**How to complete this task**
Filter the records, keeping every line that has the string "struct".

Collected data entries
════

template <int NT> struct FarTerms {
    static constexpr bool exact = NT == FF_NT || NT == FF_NT_MID, budget = NT == FF_NT_BUDGET;
    static constexpr int t4 = budget ? 18 : (NT == FF_NT_MID ? FF_NT : NT);
    static constexpr int t8 = exact ? 20 : (budget ? 12 : NT);
    static constexpr int t16 = exact ? 15 : (budget ? 9 : NT);
    static constexpr int t32 = exact ? 12 : (budget ? 7 : NT);
};

template <int N0, int N1, int NT>
__device__ __forceinline__ void series_terms(double al, double bp, double& qa, double& qb, double (&C)[NT]) {
#pragma unroll
    for (int n = N0; n < N1; ++n) {
        const double qn = fma(al, qb, -(bp * qa));
        C[n] += qn;
        if ((n & 1) == 1) asm volatile("" : "+v"(C[n]));
        qa = qb; qb = qn;
    }
}

template <int R, int NT>
__device__ __forceinline__ void far_field_lines(const HotRec* hot, const ColdRec* cold, int m0, int m1, int stride,
                                                double xc, int wlo, int whi, double x0, double Hf, double* lh, double* lc,
                                                int lane, double (&C)[NT], WaveAcc<R>& S, int gx_lo = 0, int gx_hi = 0) {
    typedef double v2f64 __attribute__((ext_vector_type(2)));
    typedef const v2f64 __attribute__((address_space(1)))* GlobalF64x2;
    const GlobalF64x2 gh = (GlobalF64x2)(unsigned long long)hot;
    const GlobalF64x2 gc = (GlobalF64x2)(unsigned long long)cold;
    const double hh = 32.0 * R;
    v2f64 h0 = {0, 1}, h1 = {0, 0};
    if (m0 + lane < m1) {
        const long long r = (long long)(m0 + lane) * 2;
        h0 = gh[r]; h1 = gh[r + 1];
    }
    for (int c0 = m0; c0 < m1; c0 += stride) {
        const bool valid = c0 + lane < m1;
        const v2f64 w0 = h0, w1 = h1;
        if (c0 + stride + lane < m1) {
            const long long r = (long long)(c0 + stride + lane) * 2;
            h0 = gh[r]; h1 = gh[r + 1];
        }
        const int ci = (int)w0.x;
        const int dgi = __double2loint(w1.y), fl = __double2hiint(w1.y);
        const bool gauss = valid && max(0, max(ci - whi, wlo - ci)) < dgi && !(c0 + lane >= gx_lo && c0 + lane < gx_hi);
        const unsigned long long gmask = __ballot(gauss);
        if (gmask) {
            const unsigned long long emask = __ballot((fl & REC_NO_RECUR) != 0);
            v2f64 c0v = {0, 0}, c1v = {0, 0};
            if (gauss) {
                const long long r = (long long)(c0 + lane) * 2;
                c0v = gc[r]; c1v = gc[r + 1];
            }
            __builtin_amdgcn_wave_barrier();
            reinterpret_cast<v2f64*>(lh)[lane * 2] = w0;
            reinterpret_cast<v2f64*>(lh)[lane * 2 + 1] = w1;
            reinterpret_cast<v2f64*>(lc)[lane * 2] = c0v;
            reinterpret_cast<v2f64*>(lc)[lane * 2 + 1] = c1v;
            __builtin_amdgcn_fence(__ATOMIC_RELEASE, "wavefront");
            __builtin_amdgcn_wave_barrier();
            double unused[16];
            chunk_extras<R, 0>(lh, lc, gmask, emask, 0ull, ~0ull, x0, Hf, S, 0ull, 0.0, lane, unused);
            __builtin_amdgcn_wave_barrier();
        }
        const double dl = w0.x - xc;
        const double sq = fma(dl, dl, w0.y);
        double be = __builtin_amdgcn_rcp(sq);
        be = fma(fma(-sq, be, 1.0), be, be);
        be = fma(fma(-sq, be, 1.0), be, be);
        const double al = (dl * (2.0 * hh)) * be;
        const double bp = (hh * hh) * be;
        double qa = (valid ? w1.x : 0.0) * be;
        C[0] += qa;
        double qb = al * qa;
        C[1] += qb;
        const int nv = min(64, m1 - c0);
        const int ca = __builtin_amdgcn_readlane(ci, 0), cb = __builtin_amdgcn_readlane(ci, nv - 1);
        const int dmin2 = min(abs(2 * (ca - wlo) - (64 * R - 1)), abs(2 * (cb - wlo) - (64 * R - 1)));
        typedef FarTerms<NT> FT;
        series_terms<2, FT::t32, NT>(al, bp, qa, qb, C);
        if (dmin2 < 2 * 32 * 32 * R) {
            series_terms<FT::t32, FT::t16, NT>(al, bp, qa, qb, C);
            if (dmin2 < 2 * 16 * 32 * R) {
                series_terms<FT::t16, FT::t8, NT>(al, bp, qa, qb, C);
                if (dmin2 < 2 * 8 * 32 * R) {
                    series_terms<FT::t8, FT::t4, NT>(al, bp, qa, qb, C);
                    if (FT::t4 < NT && dmin2 < 2 * 4 * 32 * R) series_terms<FT::t4, NT, NT>(al, bp, qa, qb, C);
                }
            }
        }
    }
}

template <int R> struct SkewChunk { static constexpr int value = R >= 8 ? 80 : 112; };

__device__ __forceinline__ unsigned int dpp_max_u32(unsigned int v, unsigned int moved) { return v > moved ? v : moved; }

__device__ __forceinline__ unsigned int wave_prefix_max_u32(unsigned int v) {
    v = dpp_max_u32(v, (unsigned int)__builtin_amdgcn_update_dpp(0, (int)v, 0x111, 0xf, 0xf, false));
    v = dpp_max_u32(v, (unsigned int)__builtin_amdgcn_update_dpp(0, (int)v, 0x112, 0xf, 0xf, false));
    v = dpp_max_u32(v, (unsigned int)__builtin_amdgcn_update_dpp(0, (int)v, 0x114, 0xf, 0xf, false));
    v = dpp_max_u32(v, (unsigned int)__builtin_amdgcn_update_dpp(0, (int)v, 0x118, 0xf, 0xf, false));
    v = dpp_max_u32(v, (unsigned int)__builtin_amdgcn_update_dpp(0, (int)v, 0x142, 0xa, 0xf, false));
    v = dpp_max_u32(v, (unsigned int)__builtin_amdgcn_update_dpp(0, (int)v, 0x143, 0xc, 0xf, false));
    return v;
}

template <int R>
__device__ __forceinline__ void skew_counts(const unsigned int* __restrict__ cnt, int lane, int& lo, int& hi) {
    unsigned int m[R];
// ... 242 lines not shown
}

════

**Answer below**
template <int NT> struct FarTerms {
template <int R> struct SkewChunk { static constexpr int value = R >= 8 ? 80 : 112; };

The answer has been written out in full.